‘If Two Be One’
Anne Bradstreet arrived in Massachusetts in 1630, at age 18, having married Simon Bradstreet just a couple of years earlier in England. With him, she raised a large family in Boston. During her rare moments of leisure, she wrote poetry, which was eventually published with one of those longish 17th-century titles that begins, The Tenth Muse Lately Sprung up from America . . . . Her poetry shows, as one author put it, “that the female Puritan . . . could be both a Puritan and a woman of great charm.”
A Letter to Her Husband, Absent upon Public Employment
My head, my heart, mine eyes, my life—nay more,
My joy, my magazine of earthly store:
If two be one, as surely thou and I,
How stayest thou there, whilst I at Ipswich lie?
So many steps head from the heart to sever,
If but a neck, soon should we be together.
I like the earth this season mourn in black;
My sun is gone so far in’s Zodiac,
Whom whilst I ’joyed, nor storms nor frosts I felt,
His warmth such frigid colds did cause to melt.
My chilled limbs now numbed lie forlorn:
Return, return, sweet sol, from Capricorn.
In this dead time, alas, what can I more
Than view those fruits which through thy heat I bore?

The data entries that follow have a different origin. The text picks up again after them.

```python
# ... 332 lines not shown
        return t

    def release_buffers(self):
        self.buffer_generation = getattr(self, "buffer_generation", 0) + 1
        self._bufs.clear()
        self._plane_valid.clear()
        self._plane_fresh.clear()
        self._saved = None
        if self.conv is not None:
            self.conv.release()

    def _lin_fwd(self, x, wkey, bkey, out, M, N, K, act=L.ACT_NONE, preact=None, addend=None, wnumel=None):
        if self.x3:
            b = self.arena.view(bkey) if wnumel is None else self.arena.p[self.arena.offsets[bkey][0]:self.arena.offsets[bkey][0] + N]
            po = isinstance(out, Planes)
            L.gemm_x3(self._split(x, M, K), self.Wx3(wkey, wnumel), out.hi if po else out, C_lo=(out.lo if po else None), bias=b, addend=addend,
                      preact=preact, M=M, N=N, K=K, lda=K, ldb=K, ldc=N, a_layout=L.ROWK, b_layout=L.ROWK, act=act, impl=self.gemm_impl)
            return
        w = self.W(wkey) if wnumel is None else self.Wflat(wkey, wnumel)
        b = self.W(bkey) if wnumel is None else self.Wflat(bkey, N)
        L.gemm(x, w, out, bias=b, addend=addend, preact=preact, M=M, N=N, K=K, lda=K, ldb=K, ldc=N,
               a_layout=L.ROWK, b_layout=L.ROWK, act=act, dtype=self.dt, impl=self.gemm_impl)

    def _lin_bwd(self, dy, x, wkey, bkey, dx, M, N, K, addend=None, wnumel=None, gelu_h=None, bias_done=False, gelu_db=None):
        Mk = _round_up(M, 64)
        gw = self.G(wkey) if wnumel is None else self.Gflat(wkey, wnumel)
        gb = self.G(bkey) if wnumel is None else self.Gflat(bkey, N)
        if self.x3 and not self.x3f:
            return self._lin_bwd_x3(dy, x, wkey, dx, M, N, K, Mk, gw, gb, addend, wnumel, gelu_h, bias_done, gelu_db)
        if self.x3f:
            x = self._hi(x, M, K)
        bdt = self.bdt
        if self.gemm_impl == L.IMPL_AUTO and L.gemm_splitk_ok(N, K, Mk, bdt):
            L.gemm_splitk(dy, x, gw, self._splitk_ws(), M=N, N=K, K=Mk, lda=N, ldb=K, ldc=K)
        else:
            L.gemm(dy, x, gw, M=N, N=K, K=Mk, lda=N, ldb=K, ldc=K, a_layout=L.KROW, b_layout=L.KROW, accum=True, dtype=bdt,
                   impl=self.gemm_impl)
        if not bias_done:
            L.colsum_accum(dy, gb, M, N, N, bdt)
        if dx is not None:
            w = self.Wb(wkey, wnumel)
            fuse = gelu_h is not None
            L.gemm(dy, w, dx, addend=addend, preact=(gelu_h if fuse else None), M=M, N=K, K=N, lda=N, ldb=K, ldc=K,
                   a_layout=L.ROWK, b_layout=L.KROW, act=(L.ACT_MUL if fuse else L.ACT_NONE), dtype=bdt,
                   impl=self.gemm_impl, colsum=(gelu_db if fuse else None))

    def _lin_bwd_x3(self, dy, x, wkey, dx, M, N, K, Mk, gw, gb, addend, wnumel, gelu_h, bias_done, gelu_db):
        dyp = self._split(dy, M, N)
        xp = self._split(x, M, K, reuse=True)
        wg_a, wg_b = (dyp, xp) if X3_WGRAD_PASSES >= 3 else ((dyp, (xp[0], None)) if X3_WGRAD_PASSES == 2 else ((dyp[0], None), (xp[0], None)))
        if self.gemm_impl == L.IMPL_AUTO and L.gemm_splitk_ok(N, K, Mk, L.BF16):
            L.gemm_splitk_x3(wg_a, wg_b, gw, self._splitk_ws(), M=N, N=K, K=Mk, lda=N, ldb=K, ldc=K)
        else:
            L.gemm_x3(wg_a, wg_b, gw, M=N, N=K, K=Mk, lda=N, ldb=K, ldc=K, a_layout=L.KROW, b_layout=L.KROW, accum=True)
        if not bias_done:
            if isinstance(dy, Planes):
                raise L.MmrcaError("bf16x3: the bias gradient of a two-plane dY must come from its producer (bias_done)")
            L.colsum_accum(dy, gb, M, N, N, self.dt)
        if dx is not None:
            fuse = gelu_h is not None
            po = isinstance(dx, Planes)
            wp = self.Wx3(wkey, wnumel)
            dg_a, dg_b = (dyp, wp) if X3_DGRAD_PASSES >= 3 else ((dyp, (wp[0], None)) if X3_DGRAD_PASSES == 2 else ((dyp[0], None), (wp[0], None)))
            L.gemm_x3(dg_a, dg_b, dx.hi if po else dx, C_lo=(dx.lo if po else None), addend=addend,
                      preact=(gelu_h if fuse else None), colsum=(gelu_db if fuse else None),
                      M=M, N=K, K=N, lda=N, ldb=K, ldc=K, a_layout=L.ROWK, b_layout=L.KROW, act=(L.ACT_MUL if fuse else L.ACT_NONE),
                      impl=self.gemm_impl)
# ... 474 lines not shown
```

Which sweet contentment yields me for a space
True living pictures of their father’s face.
O strange effect! Now thou art southward gone,
I weary grow, the tedious day so long:
But when thou northward to me shalt return,
I wish my sun may never set, but burn
Within the Cancer of my glowing breast,
The welcome house of him, my dearest guest.
Where ever, ever, stay, and go not thence
Till nature’s sad decree shall call thee hence:
Flesh of thy flesh, bone of thy bone,
I here, thou there, yet both but one.